-- Dynamic Epistemic Logic: solving the puzzles from
-- Hans van Ditmarsch's tutorial course on Dynamic Epistemic Logic,
-- NASSLLI 2010, June 20, 2010.
-- See also
--
-- Dynamic Epistemic Logic and Knowledge Puzzles
-- H.P. van Ditmarsch, W. van der Hoek, and B.P. Kooi
-- http://www.csc.liv.ac.uk/~wiebe/pubs/Documents/iccs.pdf
--
-- Epistemic Puzzles
-- Hans van Ditmarsch
-- http://www.cs.otago.ac.nz/staffpriv/hans/cosc462/logicpuzzlesB.pdf
-- We encode the statement of the problem as a filter on
-- possible worlds.
-- The possible worlds consistent with the statement of
-- the problem are the solutions.
-- `Agent A does not know proposition phi' is interpreted
-- as the statement that for all worlds consistent with the propositions
-- A currently knows, phi is true in some but false in the others.
module DynEpistemology where
import qualified Data.Map as M
import Control.Monad
import Data.List (sortBy, groupBy)
-- ------------------------------------------------------------------------
-- Problem 1
-- Anne and Bill each privately receive a natural number.
-- Their numbers are consecutive.
-- The following truthful conversation takes place:
-- Anne: I don't know your number
-- Bill: I don't know your number either
-- Anne: I know your number.
-- Bill: I know your number too.
-- If Anne has received the number 2, what was the number
-- received by Bill?
-- This puzzle is also known as `Conway paradox': it appears
-- that Anne and Bill have truthfully made contradictory statements.

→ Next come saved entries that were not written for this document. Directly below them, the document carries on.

struct GraphArrays {
  u32 *deg, *parent, *csize, *off, *idx, *cl_of, *maxleaf;
  u64 *cl_size;
};
static GraphArrays legacy_arrays(humid_ctx *c) {
  return GraphArrays{c->deg.as<u32>(), c->parent.as<u32>(), c->csize.as<u32>(), c->nbr_off.as<u32>(), c->nbr_idx.as<u32>(),
                     c->cl_of.as<u32>(), c->maxleaf.as<u32>(), c->cl_size.as<u64>()};
}
static int cluster_kernels(humid_ctx *c, const GraphArrays &g, const u32 *g_cnt, u32 U, u64 M, u64 Mbig, u32 method,
                           bool trivial_done = false) {
  hipStream_t st = c->stream;
  if (!trivial_done && c->kev_on) HIPCHK(hipEventRecord(c->kev[2], st));
  if (trivial_done) {
  } else if (method == HUMID_METHOD_MAXIMUM)
    hipLaunchKernelGGL(k_cluster_trivial<true>, dim3(blocks_for(U)), dim3(256), 0, st, g.deg, g.parent, g.csize, U, g_cnt, g.off,
                       g.idx, g.cl_of, g.maxleaf, g.cl_size);
  else
    hipLaunchKernelGGL(k_cluster_trivial<false>, dim3(blocks_for(U)), dim3(256), 0, st, g.deg, g.parent, g.csize, U, g_cnt, g.off,
                       g.idx, g.cl_of, g.maxleaf, g.cl_size);
  if (M > 0) {
    const u64 small_cap = M / 3 + 1;
    if (method == HUMID_METHOD_MAXIMUM)
      hipLaunchKernelGGL(k_cluster_small_lds<true>, dim3(blocks_for(small_cap, 64)), dim3(64), 0, st, c->small_roots.as<u32>(),
                         (const ull *)c->d_ctr, g.parent, g.csize, U, g_cnt, g.off, g.idx, g.cl_of, g.maxleaf, g.cl_size);
    else
      hipLaunchKernelGGL(k_cluster_small_lds<false>, dim3(blocks_for(small_cap, 64)), dim3(64), 0, st, c->small_roots.as<u32>(),
                         (const ull *)c->d_ctr, g.parent, g.csize, U, g_cnt, g.off, g.idx, g.cl_of, g.maxleaf, g.cl_size);
    if (Mbig > 0) {
      ENSURE(c->mk0, (size_t)Mbig * 8);
      ENSURE(c->mk1, (size_t)Mbig * 8);
      ENSURE(c->stk, (size_t)Mbig * 8);
      HIPCHK(hipMemsetAsync(&c->d_ctr[CTR_SPECIAL], 0, sizeof(ull), st));
      hipLaunchKernelGGL(k_member_keys, dim3(COMPACT_BLOCKS), dim3(256), 0, st, g.deg, g.parent, g.csize, U, c->mk0.as<u64>(), c->d_ctr);
      TRY(sort_keys<u64>(c, c->mk0.as<u64>(), c->mk1.as<u64>(), Mbig, 0, 32 + bits_for(U)));
      if (method == HUMID_METHOD_MAXIMUM) {
        hipLaunchKernelGGL(k_cluster_components<true>, dim3(blocks_for(Mbig, 64)), dim3(64), 0, st,
                           c->mk1.as<u64>(), (u32)Mbig, g_cnt, g.off, g.idx, g.cl_of, g.maxleaf, g.cl_size, c->stk.as<u32>());
      } else if (c->coop_big) {
        ENSURE(c->heads, (size_t)Mbig * 4);
        HIPCHK(hipMemsetAsync(&c->d_ctr[CTR_SPECIAL], 0, sizeof(ull), st));
        hipLaunchKernelGGL(k_comp_heads, dim3(COMPACT_BLOCKS), dim3(256), 0, st, c->mk1.as<u64>(), (u32)Mbig,
                           c->heads.as<u32>(), c->d_ctr);
// ... 980 lines not shown
                     own ? c->s_slot.as<u32>() : (const u32 *)nullptr,
                     own ? c->slot_out.as<u64>() : (u64 *)nullptr);
  c->slots_done = own;
  HIPCHK(hipGetLastError());
  n_pair_segs_out = n_pair_segs;
  return HUMID_OK;
}


struct CgSource {
  EdgeRegs er;
  const ulonglong2 *recs;
  u32 n_recs;
  const RecSegs *segs = nullptr;
  const u32 *cnt_by_id;
  u32 n_ids;
  u64 pairs_bound;
};
struct CgStatus {
  bool overflow = false;
  bool group_over = false;
  u64 wanted = 0, big_mask = 0, E = 0, M = 0, Mbig = 0;
};
static GraphArrays cg_arrays(humid_ctx *c) {
  return GraphArrays{c->cg_deg.as<u32>(), c->cg_parent.as<u32>(), c->cg_csize.as<u32>(), c->cg_off.as<u32>(), c->cg_idx.as<u32>(),
                     c->cg_cl_of.as<u32>(), c->cg_maxleaf.as<u32>(), c->cg_cl_size.as<u64>()};
}
static int cg_build(humid_ctx *c, CgSource &src, u32 method, CgStatus &out) {
  hipStream_t st = c->stream;
  const u32 n_words = (((src.n_ids + 31) / 32) + 7) & ~7u, n_blk = n_words / 8;
  const u64 pb = std::max<u64>(src.pairs_bound, 1);
  if (2 * pb + 2 > 0xffffffffull) return fail(c, HUMID_E_OVERFLOW, "too many neighbour pairs");
  const u32 Mb = (u32)std::min<u64>(src.n_ids, 2 * pb);
  ENSURE(c->cg_blk, ((size_t)n_blk + 1) * 4);
  ENSURE(c->cg_nodes, ((size_t)Mb + 1) * 4);
  ENSURE(c->cg_ncnt, ((size_t)Mb + 1) * 4);
  ENSURE(c->cg_deg, ((size_t)Mb + 2) * 4);
  ENSURE(c->cg_off, ((size_t)Mb + 2) * 4);
  ENSURE(c->cg_parent, ((size_t)Mb + 1) * 4);
  ENSURE(c->cg_csize, ((size_t)Mb + 1) * 4);
  ENSURE(c->cg_curs, ((size_t)Mb + 1) * 4);
  ENSURE(c->cg_idx, (size_t)(2 * pb + 1) * 4);
  ENSURE(c->cg_cl_of, ((size_t)Mb + 1) * 4);
  ENSURE(c->cg_maxleaf, ((size_t)Mb + 1) * 4);
  ENSURE(c->cg_cl_size, ((size_t)Mb + 1) * 8);
  ENSURE(c->small_roots, ((size_t)Mb / 3 + 2) * 4);
  ENSURE(c->small, 64);
  TRY(exscan_in<u32>(c, BitsBlockIn{c->cg_bits.as<u32>(), n_blk}, c->cg_blk.as<u32>(), (u64)n_blk + 1));
  const BitRank br{c->cg_bits.as<u32>(), c->cg_blk.as<u32>()};
  const u32 *m_dev = c->cg_blk.as<u32>() + n_blk;
  const GraphArrays g = cg_arrays(c);
  hipLaunchKernelGGL(k_nodes_init, dim3(blocks_for(n_words)), dim3(256), 0, st, br, n_words, src.cnt_by_id, c->cg_nodes.as<u32>(),
                     c->cg_ncnt.as<u32>(), g.deg, g.parent, g.csize, c->cg_curs.as<u32>(), n_blk);
  const bool by_count = (method & 1) == 0;
  if (src.segs) {
    const u32 n_all = src.segs->first[REC_SEGS];
    u32 n_max = 1;
    for (u32 q = 0; q < REC_SEGS; q++) n_max = std::max(n_max, src.segs->n[q]);
    ENSURE(c->cg_far, ((size_t)n_all + 1) * 8);
    hipLaunchKernelGGL(k_segs_relabel, dim3(std::min<u32>(blocks_for(n_max), 4096), REC_SEGS), dim3(256), 0, st, *src.segs, src.n_ids, br,
                       c->cg_far.as<u64>(), c->cg_ncnt.as<u32>(), g.deg, g.parent, by_count);
    src.er.far = c->cg_far.as<u64>();
    src.er.n_far = n_all;
  } else if (src.recs) {
    ENSURE(c->cg_far, ((size_t)src.n_recs + 1) * 8);
    if (src.n_recs)
      hipLaunchKernelGGL(k_records_relabel, dim3(blocks_for(src.n_recs)), dim3(256), 0, st, src.recs, src.n_recs, src.n_ids, br,
                         c->cg_far.as<u64>(), c->cg_ncnt.as<u32>(), g.deg, g.parent, by_count);
    src.er.far = c->cg_far.as<u64>();
    src.er.n_far = src.n_recs;
  } else {
    const u32 gx = (u32)std::min<u64>(std::max<u64>(blocks_for(std::max<u64>(src.er.cap_r, src.er.n_far)), 1), 4096);
    hipLaunchKernelGGL(k_pairs_relabel, dim3(gx, ER_REGIONS + 1), dim3(256), 0, st, src.er, br, (const u32 *)c->cg_ncnt.as<u32>(),
                       g.deg, g.parent, by_count);
  }
  TRY(exscan_in<u32>(c, DegIn{g.deg, m_dev}, g.off, (u64)Mb + 1));
  {
    const u32 gx = (u32)std::min<u64>(std::max<u64>(blocks_for(std::max<u64>(src.er.cap_r, src.er.n_far)), 1), 4096);
    const u32 r_first = src.er.e ? 0u : ER_REGIONS;
    hipLaunchKernelGGL(k_fill_and_stats, dim3(gx * (ER_REGIONS + 1 - r_first) + blocks_for(Mb)), dim3(256), 0, st, src.er, (const u32 *)g.off,
                       c->cg_curs.as<u32>(), g.idx, c->small.as<u32>(), gx, (const u32 *)g.deg, g.parent, Mb, g.csize, m_dev, r_first);
  }
  hipLaunchKernelGGL(k_sort_lists, dim3(blocks_for(Mb)), dim3(256), 0, st, (const u32 *)g.off, Mb, g.idx);
  if (c->kev_on) HIPCHK(hipEventRecord(c->kev[2], st));
  const u32 tg = (u32)std::min<u64>(std::max<u64>(blocks_for(Mb), 1), 512);
  if (method == HUMID_METHOD_MAXIMUM)
    hipLaunchKernelGGL(k_cg_trivial<true>, dim3(tg), dim3(256), 0, st, (const u32 *)g.parent, (const u32 *)g.csize, m_dev,
                       (const u32 *)c->cg_ncnt.as<u32>(), (const u32 *)g.off, (const u32 *)g.idx, g.cl_of, g.maxleaf, g.cl_size, c->d_ctr,
                       c->small_roots.as<u32>());
  else
    hipLaunchKernelGGL(k_cg_trivial<false>, dim3(tg), dim3(256), 0, st, (const u32 *)g.parent, (const u32 *)g.csize, m_dev,
                       (const u32 *)c->cg_ncnt.as<u32>(), (const u32 *)g.off, (const u32 *)g.idx, g.cl_of, g.maxleaf, g.cl_size, c->d_ctr,
                       c->small_roots.as<u32>());
  HIPCHK(hipGetLastError());
  TRY(read_counters(c, g.off + Mb, c->small.as<u32>(), m_dev));
  out.wanted = (c->h_ctr[CTR_N - 2] & 0xffffffffull) * ER_REGIONS;
  out.overflow = (c->h_ctr[CTR_EOVER] & 0xffffffffull) != 0;
  out.group_over = c->h_ctr[CTR_GOVER] != 0;
  out.big_mask = c->h_ctr[CTR_BIGMASK];
  out.E = (c->h_ctr[CTR_N - 1] & 0xffffffffull) / 2;
  out.M = c->h_ctr[CTR_N - 3] & 0xffffffffull;
  out.Mbig = c->h_ctr[CTR_MEMBERS];
  return HUMID_OK;
}
static int cg_cluster_rest(humid_ctx *c, u32 n_ids, u64 M, u64 Mbig, u32 method) {
  hipStream_t st = c->stream;
  const u32 n_words = (((n_ids + 31) / 32) + 7) & ~7u, n_blk = n_words / 8;
  const GraphArrays g = cg_arrays(c);
  ENSURE(c->cg_nblk, ((size_t)n_blk + 1) * 4);
  if (M > 0) TRY(cluster_kernels(c, g, c->cg_ncnt.as<u32>(), (u32)M, M, Mbig, method, true));
  else if (c->kev_on) HIPCHK(hipEventRecord(c->kev[3], st));
  if (M > 0)
    hipLaunchKernelGGL(k_noncreator_bits, dim3(blocks_for(M)), dim3(256), 0, st, (const u32 *)g.cl_of, c->cg_nodes.as<u32>(), (u32)M,
                       c->cg_nbits.as<u32>());
  TRY(exscan_in<u32>(c, BitsBlockIn{c->cg_nbits.as<u32>(), n_blk}, c->cg_nblk.as<u32>(), (u64)n_blk + 1));
  HIPCHK(hipGetLastError());
  return HUMID_OK;
}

-- A possible world for a problem 1:
-- numbers received by Anne and Bill
type P1World = (Int,Int)
-- The number Anne received in the world w
p1_anne :: P1World -> Int
p1_anne = fst
-- The number Bill received in the world w
p1_bill :: P1World -> Int
p1_bill = snd
-- An initial stream of possible worlds for problem 1
p1worlds :: MonadPlus m => m P1World
p1worlds = do
anne_number <- nat
bill_number <- choose [anne_number + 1, anne_number - 1]
guard (bill_number >= 0)
return (anne_number,bill_number)
-- Encoding the statement of the problem: the conversation steps.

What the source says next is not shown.